▶ [ASSIGNMENT]
Every line that contains the word "MofFetcher" is to be copied from the listing.

=== DATA SHOWN ===

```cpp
#include "../gpu/fixed_delivery.h"
#include "../gpu/hbm_ledger.h"
#include "uda/log.h"
#include "uda/node_registry.h"
#include "uda/queues.h"
// ... 472 lines not shown
    } else {
    const int64_t delta = pair - (hard_min + min_fetch);
    uncomp_buf = hard_min + (int64_t)((double)delta * std::min(1.0, std::max(0.0, ratio)));
    fetch_buf_ = pair - uncomp_buf;
    const int64_t spare = std::max<int64_t>(fetch_buf_ - max_fetch, 0);
    fetch_buf_ -= spare;
    uncomp_buf += spare;
    }
  }
  if (fault_hit("HOST_ALLOC")) throw UdaError("injected allocation failure for the fetch buffer pool");
  kv_buf_size_ = host_->conf_i64("mapred.uda.kv.buf.size", 1 << 20);
  fault_spec_ = host_->get_conf("mapred.uda.fault.inject", "");
  direct_chunk_ = std::max<int64_t>(buffer_size_, host_->conf_i64("mapred.uda.fetch.request.bytes", 4 << 20));
  backend_ = host_->get_conf("mapred.uda.merge.backend", "auto");
  if (backend_ == "auto") {
    backend_ = gpu::visible_device_keys().empty() ? "cpu" : "gpu";
    UDA_LOG(kInfo, "mapred.uda.merge.backend=auto: %s merge", backend_.c_str());
  }
  if (backend_ != "cpu" && backend_ != "gpu") throw ProtocolError("unknown mapred.uda.merge.backend " + backend_);
  const std::string comb = host_->get_conf("mapred.uda.merge.combine", "none");
  if (!combine_op_from_conf(comb, &combine_))
    throw ProtocolError("unknown mapred.uda.merge.combine \"" + comb + "\" (" + kCombineAllowed + ")");
  const std::string cob = host_->get_conf("mapred.uda.merge.combine.over.budget", "skip");
  if (cob != "skip" && cob != "combine")
    throw ProtocolError("unknown mapred.uda.merge.combine.over.budget \"" + cob + "\" (skip or combine)");
  combine_over_budget_ = cob == "combine";
  const std::string ck = host_->get_conf("mapred.uda.ifile.checksum", "auto");
  if (!checksum_mode_from_conf(ck, &checksum_))
    throw ProtocolError("unknown mapred.uda.ifile.checksum \"" + ck + "\" (auto or off)");
  merge_round_bytes_ = std::max<int64_t>(4 << 10, host_->conf_i64("mapred.uda.gpu.merge.round.bytes", 256ll << 20));
  if (backend_ == "gpu") {
    const std::string pack = host_->get_conf("mapred.uda.gpu.delivery.pack", "auto");
    delivery_pack_ = gpu::delivery_pack_version(pack);
    if (delivery_pack_ < 0) throw ProtocolError("unknown mapred.uda.gpu.delivery.pack \"" + pack + "\" (auto, v1 or off)");
    delivery_piece_bytes_ = host_->conf_i64("mapred.uda.gpu.delivery.piece.bytes", 64ll << 20);
    if (delivery_piece_bytes_ < 1)
      throw ProtocolError("mapred.uda.gpu.delivery.piece.bytes must be positive, got " + std::to_string(delivery_piece_bytes_));
  }
  const std::string tr = host_->get_conf("mapred.uda.transport", "tcp");
  transport_ = (tr == "loopback") ? make_loopback_client()
                                  : make_tcp_client(net_.data_port, net_.wqes_per_conn,
                                                    (int)host_->conf_i64("mapred.uda.tcp.connections", 4));
  {
    std::lock_guard<std::mutex> g(st_mu_);
    st_.backend = backend_;
    st_.combine = combine_op_name(combine_);
    st_.key_order = key_order_name(key_order_);
    st_.fetch_buf_bytes = fetch_buf_;
    st_.uncomp_buf_bytes = uncomp_buf;
  }
  inited_ = true;
  UDA_LOG(kInfo, "reduce task %s: maps=%d approach=%d lpqs=%d kv_bufs=%d buffer=%ld codec=%s key=%s backend=%s",
          p.reduce_task_id.c_str(), maps, net_.online, num_lpqs_, num_kv_bufs_, (long)buffer_size_,
          codec_name(codec_), key_kind_name(kind_), backend_.c_str());
  checkpoint_ = host_->conf_i64("mapred.uda.lpq.checkpoint", 0) != 0 && (backend_ == "gpu" || net_.online == 2);
  if (checkpoint_ && sandbox_.enabled && init_.local_dirs.empty()) checkpoint_ = false;
  if (checkpoint_) load_checkpoint();
  if (backend_ == "gpu") {
    device_conf_ = host_->get_conf("mapred.uda.gpu.device", "auto");
    hbm_budget_conf_ = std::atof(host_->get_conf("mapred.uda.gpu.hbm.budget", "0").c_str());
  }
  if (backend_ == "gpu" && host_->conf_i64("mapred.uda.gpu.prewarm", 1) != 0) {
    PrewarmConf pc;
    pc.early_h2d = host_->conf_i64("mapred.uda.gpu.early.h2d", 1) != 0;
    if (host_->get_conf("mapred.uda.gpu.fetch", "auto") != "device")
      pc.pinned_bytes = host_->conf_i64("mapred.uda.gpu.prewarm.pinned.mb", 1024) << 20;
    pc.round_bytes = host_->conf_i64("mapred.uda.gpu.round.bytes", 2ll << 30);
    pc.maps = p.num_maps;
    pc.delivery_pack = delivery_pack_;
    pc.delivery_piece_bytes = delivery_piece_bytes_;
    prewarm_thr_ = std::thread([this, pc] { name_thread("uda-task-warm"); prewarm_gpu(pc); });
  }
  merge_thr_ = std::thread([this] { name_thread("uda-task-merge"); merge_main(); });
}

void ReduceTask::place_on_gpu() {
  const std::string conf = forced_device_ >= 0 ? std::to_string(forced_device_) : device_conf_;
  const std::vector<std::string> keys = gpu::visible_device_keys();
  if (keys.empty()) {
    device_ = 0;
    return;
  }
  NodeRegistry* reg = NodeRegistry::instance();
  if (conf != "auto" && !conf.empty()) {
    device_ = std::atoi(conf.c_str());
    if (device_ < 0 || device_ >= (int)keys.size())
      throw UdaError("mapred.uda.gpu.device=" + conf + " but " + std::to_string(keys.size()) + " GPU(s) are visible");
    if (reg) registry_slot_ = reg->add_task(keys[(size_t)device_], init_.reduce_task_id);
  } else if (reg) {
    const NodeRegistry::Placement pl = reg->place_task(keys, init_.reduce_task_id);
    device_ = pl.index;
    registry_slot_ = pl.slot;
  } else {
    device_ = 0;
  }
  gpu::HbmLedger::get().configure(device_, hbm_budget_conf_);
  std::lock_guard<std::mutex> g(st_mu_);
  st_.gpu_device = device_;
}

std::string map_task_of(const std::string& attempt) {
  const size_t u = attempt.rfind('_');
// ... 451 lines not shown
```

### csrc/consumer/reduce_task.h

```cpp
#pragma once
#include <atomic>
#include <condition_variable>
#include <deque>
#include <functional>
#include <map>
#include <memory>
#include <mutex>
#include <set>
#include <string>
#include <thread>
#include <vector>

#include "uda/cmd.h"
#include "uda/codec.h"
#include "uda/combine.h"
#include "uda/compare.h"
#include "uda/host.h"
#include "uda/ifile.h"
#include "uda/transport.h"

namespace uda {

class MofFetcher;
class StagedMerge;
// ... 82 lines not shown
  bool finished() const { return finished_.load(); }
  std::string task_id() const { return inited_ ? init_.reduce_task_id : std::string(); }
  ReduceStats stats() const;
  std::string stats_json() const;

  ClientTransport* transport() { return transport_.get(); }
  int64_t fetch_direct(const FetchParams& f, uint8_t* dst, int64_t off, int64_t end, int depth,
                       const std::function<void(int64_t, int64_t)>& on_prefix = nullptr, int64_t prefix_step = 0);
  void fetch_begin();
  void fetch_end();

 private:
  void on_init(const InitParams& p);
  void merge_main();
  void merge_online();
  void merge_hybrid();
  void merge_gpu();
  bool merge_gpu_device(bool probe);
  struct DeclinedPart {
    FetchParams f;
    int64_t len = 0;
    std::string path;
    int64_t file_off = 0;
  };
  int64_t fetch_declined_bytes(int device, const std::vector<DeclinedPart>& parts, gpu::DeviceBuffer& dst,
                               std::vector<const uint8_t*>* at, int64_t* local);
  void release_descriptors(const std::set<std::string>& hosts, const std::string& holder);
  struct PrewarmConf {
    bool early_h2d = true;
    int64_t pinned_bytes = 0;
    int64_t round_bytes = 2ll << 30;
    int maps = 0;
    int delivery_pack = 2;
    int64_t delivery_piece_bytes = 64ll << 20;
  };
  void prewarm_gpu(PrewarmConf pc);
  void join_prewarm();
  void place_on_gpu();
  std::once_flag placed_;
  TaskSandbox sandbox_;
  int forced_device_ = -1;
  std::string device_conf_ = "auto";
  std::string fault_spec_;
  double hbm_budget_conf_ = 0;
  int delivery_pack_ = 2;
  CombineOp combine_ = CombineOp::kNone;
  ChecksumMode checksum_ = ChecksumMode::kAuto;
  void note_checksum(int64_t parts, int64_t bytes, double gpu_ms = 0);
  bool combine_over_budget_ = false;
  int64_t merge_round_bytes_ = 256ll << 20;
  int64_t delivery_piece_bytes_ = 64ll << 20;
  int device_ = 0;
  int registry_slot_ = -1;
  void note_map_fetched(int64_t bytes = 0);
  void fetch_phase(MergeQueue* q, int n, std::vector<std::string>* map_ids = nullptr);
  void load_checkpoint();
  std::string checkpoint_path() const;
  void merging_phase(MergeQueue* q);
  std::unique_ptr<Segment> segment_for(std::shared_ptr<MofFetcher> f, int index);

  NetlevOptions net_;
  Host* host_;
  InitParams init_;
  KeyKind kind_ = KeyKind::kText;
  KeyOrder key_order_ = KeyOrder::kReference;
  Codec codec_ = Codec::kNone;
  int64_t buffer_size_ = 0;
  int64_t direct_chunk_ = 0;
  int64_t fetch_buf_ = 0;
  int64_t kv_buf_size_ = 1 << 20;
  int num_kv_bufs_ = 0;
  int num_lpqs_ = 0;
  int num_parallel_lpqs_ = 3;
  bool checkpoint_ = false;
  std::vector<std::string> restored_files_;
  std::set<std::string> restored_maps_;
  std::map<std::string, std::string> restored_tasks_;
  void discard_checkpoint();
// ... 83 lines not shown
```

### csrc/gpu/colpack.hip

```cpp
#include "codec/colpack.h"
#include "kernels.h"

#include <algorithm>

namespace uda {
namespace gpu {

namespace {
constexpr int kCpThreads = 256;
constexpr int kCpTileRows = 128;
constexpr int kCpTileBytes = kCpTileRows * (9 * kColpackMaxRecordBytes / 10);
constexpr int kCpTableDelta = 2 * kColpackMaxRecordBytes;
constexpr int kCpTableStride = kCpTableDelta + 2 * kColpackMaxKeyBytes;

__device__ __forceinline__ uint64_t load_cols(const uint8_t* p, int n) {
  if (n == 8 && (reinterpret_cast<uintptr_t>(p) & 7) == 0) return *reinterpret_cast<const uint64_t*>(p);
  uint64_t x = 0;
  for (int k = 0; k < n; ++k) x |= (uint64_t)p[k] << (8 * k);
  return x;
}

struct Key128 {
  uint64_t hi, lo;
};
// ... 88 lines not shown
        }
      }
    }
#pragma unroll
    for (int c = 0; c < 8; ++c)
      if (c < ncol) {
        atomicMin(&s_mn[8 * g + c], mn[c]);
        atomicMax(&s_mx[8 * g + c], mx[c]);
        const int kc = 8 * g + c - ko;
        if (keyed && kc >= 0 && kc < kl) {
          atomicMin(&s_dmn[kc], dmn[c]);
          atomicMax(&s_dmx[kc], dmx[c]);
        }
      }
  }
  __syncthreads();
  uint32_t* tb = table + (size_t)blockIdx.y * kCpTableStride;
  if (t < L) {
    atomicMin(&tb[t], s_mn[t]);
    atomicMin(&tb[kColpackMaxRecordBytes + t], 255u - s_mx[t]);
  }
  if (t < kl) {
    atomicMin(&tb[kCpTableDelta + t], s_dmn[t]);
    atomicMin(&tb[kCpTableDelta + kColpackMaxKeyBytes + t], 255u - s_dmx[t]);
  }
}

__device__ __forceinline__ int width_of(uint32_t mn, uint32_t mx) {
  const uint32_t range = mx > mn ? mx - mn : 0;
  return range ? 32 - __clz((int)range) : 0;
}

__global__ void __launch_bounds__(64) colpack_plan_kernel(const ColpackPieceDesc* pieces, int L, uint32_t buf_records,
                                                          uint32_t version, int ko, int kl, const uint32_t* table,
                                                          ColpackResult* results) {
  const ColpackPieceDesc pc = pieces[blockIdx.x];
  const uint32_t* tb = table + (size_t)blockIdx.x * kCpTableStride;
  const int G = (L + 7) / 8;
  const int t = threadIdx.x;
  const bool v1 = version == kColpackVersion;
  ColpackHeader* h = reinterpret_cast<ColpackHeader*>(pc.dst);
  __shared__ int s_bits[kColpackMaxGroups];
  __shared__ uint16_t s_bo[kColpackMaxGroups];
  __shared__ int s_stride;
  int64_t plain_bits = 0, delta_bits = 0;
  for (int c = 0; c < kl; ++c) {
    plain_bits += width_of(tb[ko + c], 255u - tb[kColpackMaxRecordBytes + ko + c]);
    delta_bits += width_of(tb[kCpTableDelta + c], 255u - tb[kCpTableDelta + kColpackMaxKeyBytes + c]);
  }
  const bool delta = colpack2_choose_delta(plain_bits, delta_bits, pc.nrec, buf_records, kl);
  if (t < kColpackMaxGroups) {
    uint64_t mask = 0, base = 0;
    int bits = 0;
    if (t < G)
      for (int c = 0; c < 8 && 8 * t + c < L; ++c) {
        const int col = 8 * t + c, kc = col - ko;
        uint32_t mn = tb[col], mx = 255u - tb[kColpackMaxRecordBytes + col];
        if (delta && kc >= 0 && kc < kl) {
          mn = tb[kCpTableDelta + kc];
          mx = 255u - tb[kCpTableDelta + kColpackMaxKeyBytes + kc];
        }
        const int w = width_of(mn, mx);
        bits += w;
        mask |= (uint64_t)((1u << w) - 1) << (8 * c);
        base |= (uint64_t)(mn & 0xFF) << (8 * c);
      }
    h->mask[t] = mask;
    h->base[t] = base;
    s_bits[t] = bits;
  }
  __syncthreads();
  if (t == 0) s_stride = colpack_layout(s_bits, G, v1, s_bo);
  __syncthreads();
  if (t < kColpackMaxGroups) {
    if (v1) {
      h->gb[t] = (uint8_t)((s_bits[t] + 7) / 8);
      h->pad[t] = 0;
    } else {
      h->bo[t] = t < G ? s_bo[t] : (uint16_t)0;
    }
  }
  const int64_t S = s_stride;
  const bool raw = colpack_is_raw(S, L);
  const int64_t table_bytes = delta ? colpack2_table_bytes(pc.nrec, buf_records) : 0;
  const int64_t total = raw  ? (int64_t)kColpackHeaderBytes
                        : v1 ? colpack_packed_bytes(S, pc.nrec)
                             : colpack2_packed_bytes(S, pc.nrec, table_bytes);
  if (t == 0) {
    h->magic = kColpackMagic;
    h->version = version;
    h->record_bytes = (uint32_t)L;
    h->flags = (raw ? 0 : kColpackFlagPacked) | (delta ? kColpackFlagDelta : 0);
    h->records = (uint64_t)pc.nrec;
    h->buf_records = buf_records;
    h->stride = (uint32_t)S;
    h->groups = (uint32_t)G;
    h->key_off = (uint32_t)ko;
    h->key_len = (uint32_t)kl;
    for (int k = 0; k < 5; ++k) h->reserved[k] = 0;
    ColpackResult r;
    r.bytes = total;
    r.packed = raw ? 0 : 1;
    r.stride = (uint32_t)S;
    r.delta = delta ? 1 : 0;
    r.reserved = 0;
    results[blockIdx.x] = r;
  }
  if (raw) return;
  if (delta) {
    uint8_t* tab = pc.dst + kColpackHeaderBytes;
    const int64_t entries = (pc.nrec + buf_records - 1) / buf_records;
    for (int64_t b = t; b < entries; b += 64) {
      const uint8_t* key = pc.src + b * buf_records * L + ko;
      for (int k = 0; k < kColpackRestartBytes; ++k) tab[b * kColpackRestartBytes + k] = k < kl ? key[k] : (uint8_t)0;
    }
    for (int64_t i = entries * kColpackRestartBytes + t; i < table_bytes; i += 64) tab[i] = 0;
  }
  for (int64_t i = (int64_t)kColpackHeaderBytes + table_bytes + S * pc.nrec + t; i < total; i += 64) pc.dst[i] = 0;
}
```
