-        auto take = [&](int k, const double (&op)[kF5Blk]) {
-            if (k > kmax) return;
-            if (k < jj0) {
-                const double f = f5s[k];
-#pragma unroll
-                for (int e = 0; e < kF5Blk; e++) acc[e] = (e < ne && (e > 0 || k <= jj0 - 2)) ? f5_term(f, op[e], acc[e]) : acc[e];
-            } else {
-                kin = k;
-#pragma unroll
-                for (int e = 2; e < kF5Blk; e++) opin[e] = op[e];
-            }
-        };
+        const int nc = f5_chunks(top, R);
+        issue(jj0, 0, v);
 #pragma unroll 1
-        for (int k = t; k <= kmax; k += 512) {
-            double opa[kF5Blk], opb[kF5Blk];
-            fetch(k, opa);
-            fetch(k + 256, opb);
-            take(k, opa);
-            take(k + 256, opb);
+        for (int c = 0; c < nc; c++) {
+            const F5Chunk ch = f5i_chunk(top, R, c);
+            f5_stage_store(stg, t, R, v);
+            lds_barrier();
+            if (c + 1 < nc) issue(jj0, c + 1, v);
+            lds_vp vstg = (lds_vp)stg, vf5 = (lds_vp)f5s;
+#pragma unroll
+            for (int e0 = 0; e0 < kF5Blk; e0 += 4) {
+                double op[4], f[4];
+                bool ex[4];
+#pragma unroll
+                for (int u = 0; u < 4; u++) {
+                    const int e = e0 + u, k = f5i_owned_term(jj0, ch.hi, e, t), d = f5i_term(jj0, k, e);
+                    const bool own = e < ne && k >= 0 && d >= ch.lo;
+                    ex[u] = own && k < jj0;
+                    kin = own && k >= jj0 ? k : kin;
+                    op[u] = vstg[f5_stage_slot(own ? d - ch.lo : 0, e)];
+                    f[u] = vf5[ex[u] ? k : 0];
+                }
+#pragma unroll
+                for (int u = 0; u < 4; u++) acc[e0 + u] = ex[u] ? f5_term(f[u], op[u], acc[e0 + u]) : acc[e0 + u];
+                asm volatile("" : "+v"(acc[e0]), "+v"(acc[e0 + 1]), "+v"(acc[e0 + 2]), "+v"(acc[e0 + 3]));
+            }
+            if (c + 1 < nc) lds_barrier();
         }
 #pragma unroll
         for (int e = 0; e < kF5Blk; e++) {
             if (e < ne) {
                 const int jj = jj0 + e;
                 double a = acc[e];
-                if (e >= 2 && kin <= jj - 2) a = f5_term(f5s[kin], opin[e], a);
+                if (e >= 2 && kin <= jj - 2) a = f5_term(f5s[kin], stg[f5_stage_slot(f5i_term(jj0, kin, e), e)], a);
                 a = wsum(a);
                 if (lane == 0) red[(e & 1) * 4 + w] = a;
                 lds_barrier();
@@ -754,7 +779,7 @@
     }
 }
 
-__global__ __launch_bounds__(256) void lin_f5o_pass(McBatch B, const LinModel* __restrict__ L)
+__global__ __launch_bounds__(256, 4) void lin_f5o_pass(McBatch B, const LinModel* __restrict__ L)
 {
     extern __shared__ double f5_lds[];
     const int sq = blockIdx.x;
@@ -762,42 +787,67 @@
     const int n = B.n[sq], ld = B.ld;
     if (n < 2) return;
     const int t = threadIdx.x, w = t >> 6, lane = t & 63;
+    const int R = f5_stage_rows(ld, 1);
     double* const f5s = f5_lds;
     double* const red = f5_lds + ld;
     double* const park = red + 8;
+    double* const stg = f5_lds + f5_fixed_doubles(ld, 1);
     const double* __restrict__ fca = B.tab + (size_t)sq * B.seq_stride + L_FCA * B.tab_stride;
     double* __restrict__ f5o = B.f5o + (size_t)sq * ld;
     const double w_eu = L->w_eu, w_ep2 = L->w_ep2;
     double prev = f5o[n];
     if (t == 0) f5s[n] = prev;
     __syncthreads();
+    double v[kF5StageLoads];
+    const auto issue = [&](int k0, int c, double (&v)[kF5StageLoads]) {
+        const int ne = k0 < kF5Blk ? k0 : kF5Blk, e = f5_stage_entry(t), rlast = f5o_last_row(n, k0, ne, e);
+        const F5Chunk ch = f5o_chunk(n - 2 - (k0 - ne + 1), R, c);
+        f5_stage_issue(fca, fca + f5o_addr(ld, k0, 0, e), ld, t, ch.lo, rlast < ch.hi ? rlast : ch.hi, v);
+    };
 #pragma unroll 1
-    for (int k0 = n - 1; k0 >= 1; k0 -= kF5Blk) {
+    for (int kb = n - 1; kb >= 1; kb -= kF5Blk) {
+        const int k0 = __builtin_amdgcn_readfirstlane(kb);
         const int ne = k0 < kF5Blk ? k0 : kF5Blk;
         const int rmax = n - 2 - (k0 - ne + 1);
         double acc[kF5Blk];
 #pragma unroll
         for (int e = 0; e < kF5Blk; e++) acc[e] = 0.0;
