template <class V>
__device__ __forceinline__ double lattice_entropy_int(int n, V val, double hmax, double* wrow, double inv_unit) {
    const int lane = lane_id();
    unsigned long long hi = 0ull, lo = 0ull;
    double L = 0.0;
    for (int t = lane; t < n; t += WAVE) {
        const unsigned long long v = val(t);
        hi += v >> 32; lo += v & 0xFFFFFFFFull;
        const double vd = (double)v;
        if (v != 0ull) L += vd * log2(vd);
        if (wrow) __builtin_nontemporal_store(vd * inv_unit, wrow + t);
    }
    L = wave_total(L);
    hi = wave_total(hi); lo = wave_total(lo);
    const double S = (double)(hi + (lo >> 32)) * 4294967296.0 + (double)(lo & 0xFFFFFFFFull);
    if (!(S > 0.0)) return 0.0;
    double H = log2(S) - L / S;
    if (H < 1e-6) {
        double h = 0.0;
        for (int t = lane; t < n; t += WAVE) {
            const unsigned long long v = val(t);
            if (v != 0ull) { const double q = (double)v / S; h -= q * log2(q); }
        }
        H = wave_total(h);
    }
    return fmax(H, 0.0) / hmax;
}

template <class NOf, class HmaxOf>
__device__ __forceinline__ void lut_epilogue_int(const unsigned long long* hist, size_t frame_stride, int nf, long f0,
                                                 int K, NOf n_of, HmaxOf hmax_of, const int* np_of,
                                                 double* entropy, int32_t* present, double* weights, int32_t* status) {
    const int NW = blockDim.x >> 6, lane = lane_id(), wv = wave_id();
    const double inv_unit = 1.0 / (4294967296.0 * (double)(1u << TAB_X));
    for (int fl = wv; fl < nf; fl += NW) {
        const unsigned long long* hrow = hist + (size_t)fl * frame_stride;
        double total_entropy = 0.0;
        for (int k = 0; k < K; ++k) {
            const int n = n_of(k);
            total_entropy += lattice_entropy_int(n, [&](int t) { return hrow[t]; }, hmax_of(k),
                                                 (k == 0 && weights) ? weights + (f0 + fl) * (long)n : nullptr, inv_unit);
            hrow += n;
        }
        if (lane == 0) {
            const int np = np_of[fl];
            double e = total_entropy / (double)K;
            if (np == 0) {
                e = __builtin_nan("");
                if (status) atomicAdd(&status[1], 1);
            }
            entropy[f0 + fl] = e;
            if (present) present[f0 + fl] = np;
        }
    }
}

__device__ __forceinline__ void lut_epilogue_fused(const unsigned long long* hist, int nf, long f0, const FusedLayout& lay,
                                                   const int* np_of, double* entropy, int32_t* present, double* weights,
                                                   int32_t* status) {
    const int NW = blockDim.x >> 6, lane = lane_id(), wv = wave_id();
    const double inv_unit = 1.0 / (4294967296.0 * (double)(1u << TAB_X));
    const int N = lay.N, K = lay.K;
    for (int fl = wv; fl < nf; fl += NW) {
        const unsigned long long* hrow = hist + (size_t)fl * N;
        double total_entropy = 0.0;
        for (int k = 0; k < K; ++k) {
            const int n = lay.n[k], hh = n >> 1;
            auto val = [&](int t) {
                const int pos = fused_pos(lay, k, t);
                unsigned long long v = hrow[pos];
                if (t >= hh && t < n - hh) v += hrow[N - 1 - pos];
                return v;
            };
            total_entropy += lattice_entropy_int(n, val, lay.hmax[k], (k == 0 && weights) ? weights + (f0 + fl) * (long)n : nullptr,
                                                 inv_unit);
        }
        if (lane == 0) {
            const int np = np_of[fl];
            double e = total_entropy / (double)K;
            if (np == 0) {
                e = __builtin_nan("");
                if (status) atomicAdd(&status[1], 1);
            }
            entropy[f0 + fl] = e;
            if (present) present[f0 + fl] = np;
        }
    }
}

__host__ __device__ __forceinline__ int lut_hash_slots(int UC) {
    int hs = 64;
    while (hs < 2 * UC) hs <<= 1;
    return hs;
}
__host__ __device__ __forceinline__ int lut_marked_words(int n_sum) { return (n_sum + 31) >> 5; }
__host__ __device__ __forceinline__ size_t lut_lds_bytes(int U, int UC, int FPW, int n_sum, bool dedup, bool marked = false,
                                                         int priv = 1, int sort_words = 0, int ovf_slots = 0) {
    const size_t hist = (size_t)FPW * n_sum * 8 * priv, hash = dedup ? (size_t)FPW * lut_hash_slots(UC) * 4 : 0;
    const size_t srt = sort_words ? ((size_t)sort_words + 256) * 4 : 0;
    size_t a = (dedup && U <= UC) ? (hist > hash ? hist : hash) : hist + hash;
    if (dedup && U <= UC && srt > a) a = srt;
    return ((a + 15) & ~(size_t)15) + (size_t)FPW * UC * 8 + (size_t)2 * FPW * 4 + 64 +
           (marked ? (size_t)FPW * lut_marked_words(n_sum) * 4 : 0) + (ovf_slots ? (size_t)FPW * (4 + (size_t)ovf_slots * 8) : 0);
}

===

▶ [THE COMPLETED TASK]
class MofFetcher;
  std::unique_ptr<Segment> segment_for(std::shared_ptr<MofFetcher> f, int index);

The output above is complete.